The more I hear, the more I appreciate my headteacher and his staff. My secondary was a big school and the first years were let out 20 minutes' early in the first term to give them a head start to the station because the head sensibly realised that little 11-year-olds from small primaries would be overwhelmed by hulking teenagers.

But in the new year, everyone was expected to cope with leaving together and as far as I know they did. That was because we all mixed in classroom changes. There was a tower block of five floors with two wide staircases - blue for up, green for down - and though I suppose it must have happened, I don't remember anyone deliberately taking the wrong staircase. Not because all the pupils were angels, but because you couldn't fight against the tide.

Shockingly, we were allowed to talk and there were no rules on where we put our hands (unless they were on other people, but the head didn't feel the need to spell that out) while transferring between classes.

The only rules were that you didn't run - generally not possible - and that the big sports bags that some boys liked to carry could not be slung over the shoulder because you could bash someone's face in a crowd.

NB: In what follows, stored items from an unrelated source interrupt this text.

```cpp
extern "C" int ev2h_three_nn_interp(const float* pts1_4, const float* pts2_4, int B, int N1, int N2, const float* feat2,
                                    int ldf2, int D, float* out, int ldo, int32_t* nn_idx, float* nn_w, uint32_t* out_amax,
                                    ev2h_stream_t stream) {
    EV2H_CHECK_ARG(pts1_4 && pts2_4);
    EV2H_CHECK_ARG(B > 0 && N1 > 0 && N2 >= 3 && N2 <= NN_MAX_N2);
    if (out) EV2H_CHECK_ARG(feat2 && D > 0 && (D % 4) == 0 && (ldf2 % 4) == 0 && (ldo % 4) == 0);
    const int ppw = ((long)ceil_div(N1, NN_PTS_PER_WG) * B < 128) ? 64 : NN_PTS_PER_WG;
    dim3 grid(ceil_div(N1, ppw), B);
    const size_t lds = (size_t)N2 * sizeof(float4) + NN_PTS_PER_WG * 3 * (sizeof(int) + sizeof(float));
    if (lds > 64 * 1024) {
        static PerDevice attr_set{};
        EV2H_ONCE_PER_DEVICE(attr_set,
            EV2H_CHECK_HIP(hipFuncSetAttribute(reinterpret_cast<const void*>(three_nn_interp_kernel), hipFuncAttributeMaxDynamicSharedMemorySize,
                                               NN_MAX_N2 * (int)sizeof(float4) + NN_PTS_PER_WG * 3 * (int)(sizeof(int) + sizeof(float)))););
    }
    three_nn_interp_kernel<<<grid, 256, lds, (hipStream_t)stream>>>((const float4*)pts1_4, (const float4*)pts2_4, N1, N2, feat2,
                                                                    ldf2, D, out, ldo, nn_idx, nn_w, out_amax, ppw);
    EV2H_CHECK_LAUNCH();
    return EV2H_OK;
}
```

Before: 22330 event-windows/s.

## Process multiple centers per wave in ball query with prefetched point loads

The ball query kernel is templated so each wave can handle up to four centers, reusing every loaded point tile across those centers instead of reloading it per center. The next tile is software-prefetched, and a combined ballot against the largest still-active radius skips the per-radius ballots when no lane is in range. The wide variant is chosen only when the grid would stay large, which trades fewer redundant point loads for more registers per wave and less parallelism per center.

```diff
diff --git a/ev2hands_amd/csrc/points.hip b/ev2hands_amd/csrc/points.hip
--- a/ev2hands_amd/csrc/points.hip
+++ b/ev2hands_amd/csrc/points.hip
@@ -163,58 +163,111 @@
     int s_off, s_cnt;
 };
 
-constexpr int BALL_CTR_PER_WG = 4, BALL_UNR = 4;
-
+constexpr int BALL_UNR = 4;
+constexpr int BALL_CPW_MAX = 4;
+
+template <int CPW>
 __global__ __launch_bounds__(256) void ball_query_kernel(const float4* __restrict__ pts4, const float4* __restrict__ ctr4,
                                                          int N, int S, BallArgs a) {
     const int L = xcd_remap(blockIdx.x, gridDim.x);
     const int b = L / a.nchunk;
-    const int tid = threadIdx.x, lane = tid & 63, wave = tid >> 6;
+    const int tid = threadIdx.x, lane = tid & 63, wave = __builtin_amdgcn_readfirstlane(tid >> 6);
     const float4* src = pts4 + (size_t)b * N;
-    (void)tid;
-    const int s_begin = a.s_off + (L - b * a.nchunk) * a.cpw;
-    for (int s = s_begin + wave; s < s_begin + a.cpw && s < a.s_off + a.s_cnt; s += 4) {
-        const float4 c = ctr4[(size_t)b * S + s];
-        int cnt[3] = {0, 0, 0};
-        int first[3] = {0, 0, 0};
-        int32_t* gbase[3];
-#pragma unroll
-        for (int i = 0; i < 3; ++i) gbase[i] = (i < a.nrad) ? a.gidx[i] + ((size_t)b * S + s) * a.K[i] : nullptr;
-        for (int base = 0; base < N; base += 64 * BALL_UNR) {
+    const int s0 = a.s_off + (L - b * a.nchunk) * a.cpw + wave * CPW;
+    const int ncen = min(CPW, a.s_off + a.s_cnt - s0);
+    if (ncen <= 0) return;
+    const size_t row0 = (size_t)b * S + s0;
+    float4 c[CPW];
+    int cnt[CPW][3], first[CPW][3];
+#pragma unroll
+    for (int j = 0; j < CPW; ++j) {
+        c[j] = ctr4[row0 + (j < ncen ? j : 0)];
+        if constexpr (CPW > 1) asm volatile("" : "+v"(c[j].x), "+v"(c[j].y), "+v"(c[j].z), "+v"(c[j].w));
+#pragma unroll
+        for (int i = 0; i < 3; ++i) cnt[j][i] = first[j][i] = 0;
+    }
+    int K[3];
+    unsigned r2b[3];
+#pragma unroll
+    for (int i = 0; i < 3; ++i) {
+        K[i] = __builtin_amdgcn_readfirstlane(a.K[i]);
+        r2b[i] = (unsigned)__builtin_amdgcn_readfirstlane((int)__float_as_uint(a.r2[i]));
+    }
+    auto live = [&](int j) { return j < ncen && (cnt[j][0] < K[0] || cnt[j][1] < K[1] || cnt[j][2] < K[2]); };
+    const unsigned off_last = (unsigned)(N - 1) * (unsigned)sizeof(float4);
+    unsigned off[BALL_UNR];
+    float4 q[BALL_UNR], qn[BALL_UNR];
+#pragma unroll
+    for (int u = 0; u < BALL_UNR; ++u) off[u] = (unsigned)(64 * u + lane) * (unsigned)sizeof(float4);
+    auto load_step = [&]() {
+#pragma unroll
+        for (int u = 0; u < BALL_UNR; ++u) {
+            qn[u] = *reinterpret_cast<const float4*>(reinterpret_cast<const char*>(src) + (size_t)min(off[u], off_last));
+            off[u] += 64 * BALL_UNR * (unsigned)sizeof(float4);
+        }
+    };
+    load_step();
+    for (int base = 0; base < N; base += 64 * BALL_UNR) {
+#pragma unroll
+        for (int u = 0; u < BALL_UNR; ++u) q[u] = qn[u];
+        load_step();
+        unsigned long long vm[BALL_UNR] = {~0ull, ~0ull, ~0ull, ~0ull};
+        if (base + 64 * BALL_UNR > N) {
+#pragma unroll
+            for (int u = 0; u < BALL_UNR; ++u) {
+                const int left = N - base - 64 * u;
+                vm[u] = left >= 64 ? ~0ull : left <= 0 ? 0ull : (1ull << left) - 1ull;
+            }
+        }
+        bool any_live = false;
+#pragma unroll
+        for (int j = 0; j < CPW; ++j) {
+            if (!live(j)) continue;
             float d[BALL_UNR];
 #pragma unroll
             for (int u = 0; u < BALL_UNR; ++u) {
-                const int p = base + 64 * u + lane;
-                const float4 q = src[p < N ? p : N - 1];
-                const float dot = __fmaf_rn(c.z, q.z, __fmaf_rn(c.y, q.y, __fmul_rn(c.x, q.x)));
-                d[u] = __fadd_rn(__fadd_rn(__fmul_rn(-2.f, dot), c.w), q.w);
-            }
-            bool done = true;
-#pragma unroll
-            for (int i = 0; i < 3; ++i) {
-                if (i < a.nrad && cnt[i] < a.K[i]) {
-#pragma unroll
-                    for (int u = 0; u < BALL_UNR; ++u) {
-                        const int p = base + 64 * u + lane;
-                        const bool in = (p < N) && !(d[u] > a.r2[i]);
-                        const unsigned long long m = __ballot(in);
-                        if (cnt[i] == 0 && m != 0ull) first[i] = base + 64 * u + __ffsll((long long)m) - 1;
-                        const int pos = cnt[i] + (int)__builtin_amdgcn_mbcnt_hi((unsigned)(m >> 32), __builtin_amdgcn_mbcnt_lo((unsigned)m, 0u));
-                        if (in && pos < a.K[i]) gbase[i][pos] = p;
-                        cnt[i] += __popcll(m);
+                const float dot = __fmaf_rn(c[j].z, q[u].z, __fmaf_rn(c[j].y, q[u].y, __fmul_rn(c[j].x, q[u].x)));
+                d[u] = __fadd_rn(__fadd_rn(__fmul_rn(-2.f, dot), c[j].w), q[u].w);
+            }
+            unsigned rtop_bits = 0u;
+#pragma unroll
+            for (int i = 0; i < 3; ++i) rtop_bits = max(rtop_bits, r2b[i] & (0u - (unsigned)(cnt[j][i] < K[i])));
+            const float rtop = __uint_as_float(rtop_bits);
+            unsigned long long mtop[BALL_UNR];
+#pragma unroll
+            for (int u = 0; u < BALL_UNR; ++u) mtop[u] = __builtin_amdgcn_ballot_w64(!(d[u] > rtop)) & vm[u];
+            if ((mtop[0] | mtop[1] | mtop[2] | mtop[3]) != 0ull) {
+#pragma unroll
+                for (int u = 0; u < BALL_UNR; ++u) {
+                    if (mtop[u] == 0ull) continue;
+                    const int p = base + 64 * u + lane;
+#pragma unroll
+                    for (int i = 0; i < 3; ++i) {
+                        if (cnt[j][i] < K[i]) {
+                            const unsigned long long m = __builtin_amdgcn_ballot_w64(!(d[u] > a.r2[i])) & vm[u];
+                            if (m == 0ull) continue;
+                            if (cnt[j][i] == 0) first[j][i] = base + 64 * u + __ffsll((long long)m) - 1;
+                            const int pos = cnt[j][i] + (int)__builtin_amdgcn_mbcnt_hi((unsigned)(m >> 32), __builtin_amdgcn_mbcnt_lo((unsigned)m, 0u));
+                            if (!(d[u] > a.r2[i]) && p < N && pos < K[i]) a.gidx[i][(row0 + j) * a.K[i] + pos] = p;
+                            cnt[j][i] = __builtin_amdgcn_readfirstlane(cnt[j][i] + __popcll(m));
+                        }
                     }
-                    done = done && (cnt[i] >= a.K[i]);
                 }
             }
-            if (done) break;
-        }
+            any_live = any_live || live(j);
+        }
+        if (!any_live) break;
+    }
+#pragma unroll
+    for (int j = 0; j < CPW; ++j) {
+        if (j >= ncen) break;
 #pragma unroll
         for (int i = 0; i < 3; ++i) {
             if (i < a.nrad) {
-                const int have = cnt[i] < a.K[i] ? cnt[i] : a.K[i];
+                const int have = cnt[j][i] < a.K[i] ? cnt[j][i] : a.K[i];
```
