# ... 144 lines not shown
        if test_mode:
            return self._pipeline()(image1, image2, iters, temporal, use_graph=self._graph_mode())
        out = self._pipeline()(image1, image2, iters, temporal, use_graph=self._graph_mode(), outputs=True)
        return self._training_output(out, iters)

    @staticmethod
    def _training_output(out, iters):
        up, q, grad = out["up"], out["q"], out["grad"]
        return {"flow_mono": out["flow_mono"], "flow_init": out["flow_init"],
                "flow_predictions": [[up[k, 0], up[k, 1]] for k in range(iters)],
                "flow_q_predictions": [[q[k, 0], q[k, 1]] for k in range(iters)],
                "disp_grad_q_predictions": [grad[k] for k in range(iters)],
                "cost_volume": out["cost_volume"],
                "flow_q": out["flow_q"], "net_list": out["net_list"], "fmap1": out["fmap1"]}

    def _frame(self, image1, image2, iters, temporal, outputs=False):
        feats = self._extract_stage(image1, image2, temporal is None or len(temporal) == 8, outputs)
        return self._refine_loop(feats, self._refine_head(feats, temporal), iters, outputs)

    def _extract_stage(self, image1, image2, first, cost_volume=False):
        a = self.args

        def correlate(fmap1, fmap2):
            corr_fn = CorrBlock1D(fmap1, fmap2, radius=a.corr_radius, num_levels=a.corr_levels, thres=a.init_thres, want_argmax=first,
                                  want_cost_volume=cost_volume)
            return corr_fn, (corr_fn.argmax_disp() if first else None)

        def context(cnet_list, relu_done=False):
            inp = [x[1] if relu_done else torch.relu(x[1]) for x in cnet_list]
            grads = [hip_conv(conv, [i]) for i, conv in zip(inp, self.context_zqr_convs_grad)]
            zqr = [list(hip_conv(conv, [i]).chunk(3, 1)) for i, conv in zip(inp, self.context_zqr_convs)]
            return zqr, grads, [x[0] for x in cnet_list]

        if a.shared_backbone and self.cnet.can16(image1):
            from tcs_mi355.streams import fork_join
            trunk = self.cnet.trunk16(image1, right=image2, raw_images=True)

            def matching_side():
                fm = hip_head(self.conv2, trunk)
                f1, f2 = (t.float().contiguous() for t in fm.split(fm.shape[0] // 2, 0))
                return f1, f2, correlate(f1, f2)

            (fmap1, fmap2, (corr_fn, prior)), (inp_list, grad_list, net_list) = fork_join(
                [matching_side, lambda: context(self.cnet.heads16(trunk, True, a.n_gru_layers, relu_context=True), relu_done=True)])
        else:
            image1 = (2 * (image1 / 255.0) - 1.0).contiguous()
            image2 = (2 * (image2 / 255.0) - 1.0).contiguous()
            cnet_list, fmap1, fmap2 = self._features(image1, image2)
            corr_fn, prior = correlate(fmap1, fmap2)
            inp_list, grad_list, net_list = context(cnet_list)
        return {"fmap1": fmap1, "corr_fn": corr_fn, "prior": prior, "inp_list": inp_list, "grad_list": grad_list, "net_list": net_list}

    def _refine_head(self, feats, temporal):
        first = temporal is None
        start = temporal[7] if temporal is not None and len(temporal) == 8 else None
        fmap1, corr_fn = feats["fmap1"], feats["corr_fn"]
        net_list = feats["net_list"]
        if first:
            last_net_list = None
            sparse_disp, cost, sparse_mask = feats["prior"] if feats["prior"] is not None else corr_fn.argmax_disp()
        else:
            K, T, previous_T, baseline, last_disp, last_net_list, last_fmap1 = temporal[:7]
            K_scale, K_scale_inv, relative_T, back_T = ops.pose_prepare(K, T, previous_T, self.scale_rate, start=start)
            prior = None if start is None else (feats["prior"] if feats["prior"] is not None else corr_fn.argmax_disp())
            sparse_disp, _, sparse_mask, cost = ops.warp_forward(
                (-last_disp).float().contiguous(), last_fmap1.float().contiguous(), relative_T, K_scale,
                K_scale_inv, baseline, cur_fmap=fmap1, want_fmap=False, ordered=self._hip_deterministic, start=start, prior=prior)

        pool = self._s16pool
        disp_init, disp_mono, _, net_list = self.disp_completor.run16(pool, sparse_disp, cost, sparse_mask,
                                                                      [c.float().contiguous() for c in net_list], tanh_nets=True)
        disp_init = disp_init.float().contiguous()

        if last_net_list is None:
            warped = None
        else:
            grid = ops.backward_grid(disp_init, back_T, K_scale, K_scale_inv, baseline)
            warped = []
            for i, net in enumerate(last_net_list):
                warped.append(ops.bilinear_sample(net.float().contiguous(), grid, start=start))
                if i + 1 < len(last_net_list):
                    grid = ops.grid_halve(grid)

        for i, (h, fuse) in enumerate(zip(net_list, self.previous_current_hideen_fuse)):
            if warped is None:
                x = pool.get(("frame", "zero", i), h.B, h.C, h.H, h.W, h.device)
            else:
                x = s16.to_s16(warped[i], out=pool.get(("frame", "warped", i), h.B, h.C, h.H, h.W, h.device))
            fuse.step16(pool, h, [x])

        coords0 = self._coords0(fmap1)
        coords1 = (coords0 - disp_init).contiguous()
        trace = getattr(self, "_trace", None)
        if trace is not None:
            trace.update(sparse_disp=sparse_disp, cost=cost, sparse_mask=sparse_mask, disp_init=disp_init,
                         net0=[t.float().clone() for t in net_list], iters=[])
        return {"coords1": coords1, "net_list": net_list, "disp_init": disp_init, "disp_mono": disp_mono}

    def _refine_loop(self, feats, start, iters, outputs=False):
        a = self.args
        fmap1, corr_fn = feats["fmap1"], feats["corr_fn"]
        inp_list, grad_list = feats["inp_list"], feats["grad_list"]
        coords1, nets = start["coords1"], start["net_list"]
        coords0 = self._coords0(fmap1)
        trace = getattr(self, "_trace", None)

        pool = self._s16pool
        n3 = a.n_gru_layers == 3
        grads16 = [s16.to_s16(t.float().contiguous(), out=pool.get(("frame", "ctxg", i), t.shape[0], t.shape[1], t.shape[2], t.shape[3], t.device))
                   for i, t in enumerate(grad_list)]
        dg_pre = self.disp_grad_refine.prepare(pool, grads16)
        self.disp_grad_refine.begin_frame(pool, coords1.shape[0], coords1.device)
        refined = up_mask = None
        flows_x = (coords1 - coords0).contiguous()
        motion = pool.get(("frame", "motion"), coords1.shape[0], 128, coords1.shape[2], coords1.shape[3], coords1.device)
        s16.set_channel(flows_x, motion, 127)
        ub = self.update_block
        ub.begin_frame()
        from tcs_mi355.streams import fork_join, join, mark, spawn
        hu_delta = None
        early32 = None
        plain = not a.slow_fast_gru and n3
        side = _OutputsSide(self, pool, coords1, iters, start) if outputs else None
        for itr in range(iters):
            def enc_branch():
                corr = corr_fn(coords1)
                return corr, ub.encoder.run(pool, flows_x, corr, motion)

            def coarse_branch():
                if hu_delta is not None:
                    self.hiddenstate_update.run(pool, nets[0], hu_delta)
                if up32_now is not None:
                    return ub.gru16_late(pool, nets, up32_now[1])
                if n3 and a.slow_fast_gru:
                    ub.run_coarse(pool, nets, inp_list, iter16=False, iter32=True, want_up16=False)
                if a.n_gru_layers >= 2 and a.slow_fast_gru:
                    ub.run_coarse(pool, nets, inp_list, iter16=True, iter32=n3, want_up16=False)
                return ub.run_coarse(pool, nets, inp_list, iter16=a.n_gru_layers >= 2, iter32=n3, up32=up32_now)

            up32_now = join(early32)
            early32 = None
            up16, (corr, m) = fork_join([coarse_branch, enc_branch])
            if side is not None:
                side.launch()
            run_ahead = plain and trace is None and itr + 1 < iters
            def ahead():
                up32 = ub.run_gru32(pool, nets, inp_list)
                return up32, ub.gru16_early(pool, nets, inp_list, up32)
            at_join = mark() if run_ahead else None
            sums = getattr(self, "_checksums", None)
            lazy = trace is None and sums is None
            delta_flow = ub.run_fine(pool, nets, inp_list, m, up16, lazy=lazy)
            if at_join is not None:
                early32 = spawn(ahead, after=at_join)
            if isinstance(delta_flow, s16.Taps):
                disp_q, g5, cands = s16.flow_taps_step_grads(coords1, delta_flow, scale=5.0)
            else:
                disp_q, g5, cands = ops.flow_step_grads(coords1, delta_flow, scale=5.0)
            disp_grad, context = self.disp_grad_refine.run(pool, g5, cands, dg_pre, lazy=lazy, slot=itr if itr < IN_SUM_SLOTS else None)
            last = itr == iters - 1
            warm = corr_fn._pyr if (not last and a.corr_levels == 4) else None
            if side is None:
                refined, up_mask, fused = self.disp_refine.run(pool, disp_grad, disp_q, nets[0], context, want_mask=last, motion=motion,
                                                               warm_pyramid=warm, warm_radius=a.corr_radius)
            else:
                refined, up_mask, fused = self.disp_refine.run(pool, disp_grad, disp_q, nets[0], context, motion=motion,
                                                               warm_pyramid=warm, warm_radius=a.corr_radius, grad_out=side.grad[itr],
                                                               before_fuse=side.join)
                side.record(itr, disp_q, refined, fused["fused"])
            hu_delta = fused["delta_disp"]
            coords1, flows_x = fused["coords1"], fused["flow_x"]
            if sums is not None:
                sums.append({k: v.double().sum() for k, v in dict(
                    corr=corr, motion=m.data, net0=nets[0].data, net1=nets[1].data, net2=nets[2].data, delta_flow=delta_flow,
                    disp_grad=disp_grad, context=context.data, refined=refined, coords1=coords1).items()})
            if trace is not None:
                self.hiddenstate_update.run(pool, nets[0], hu_delta)
                hu_delta = None
                trace["iters"].append(dict(corr=corr, delta=delta_flow, disp_q=disp_q, refined=refined,
                                           net=[t.float() for t in nets]))
        if hu_delta is not None:
            self.hiddenstate_update.run(pool, nets[0], hu_delta)
        if side is not None:
            side.launch()
            up_mask = side.join()
        net_list = [t.float() for t in nets]

        flow_up, flow_q = ops.convex_upsample(refined.contiguous(), up_mask)
        out = {"flow": flow_up, "flow_q": flow_q, "net_list": [x.detach() for x in net_list], "fmap1": fmap1.detach()}
        if side is not None:
            out.update(side.outputs(corr_fn))
        return out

It was definitely noisy but what's wrong with that as long as pupils are quiet in lessons? Writing that makes me realise that we could have a five-minute changeover where we could all jabber like mad and then get down to learning. He was pretty sensible, that head.

limitedperiodonly · 15/11/2017 01:08

No broken noses or smashed teeth.

That sounds like a hardcore prep school insomniac123

I've used the London Underground for 30 years and have never suffered such injuries even though it gets a bit crowded at times.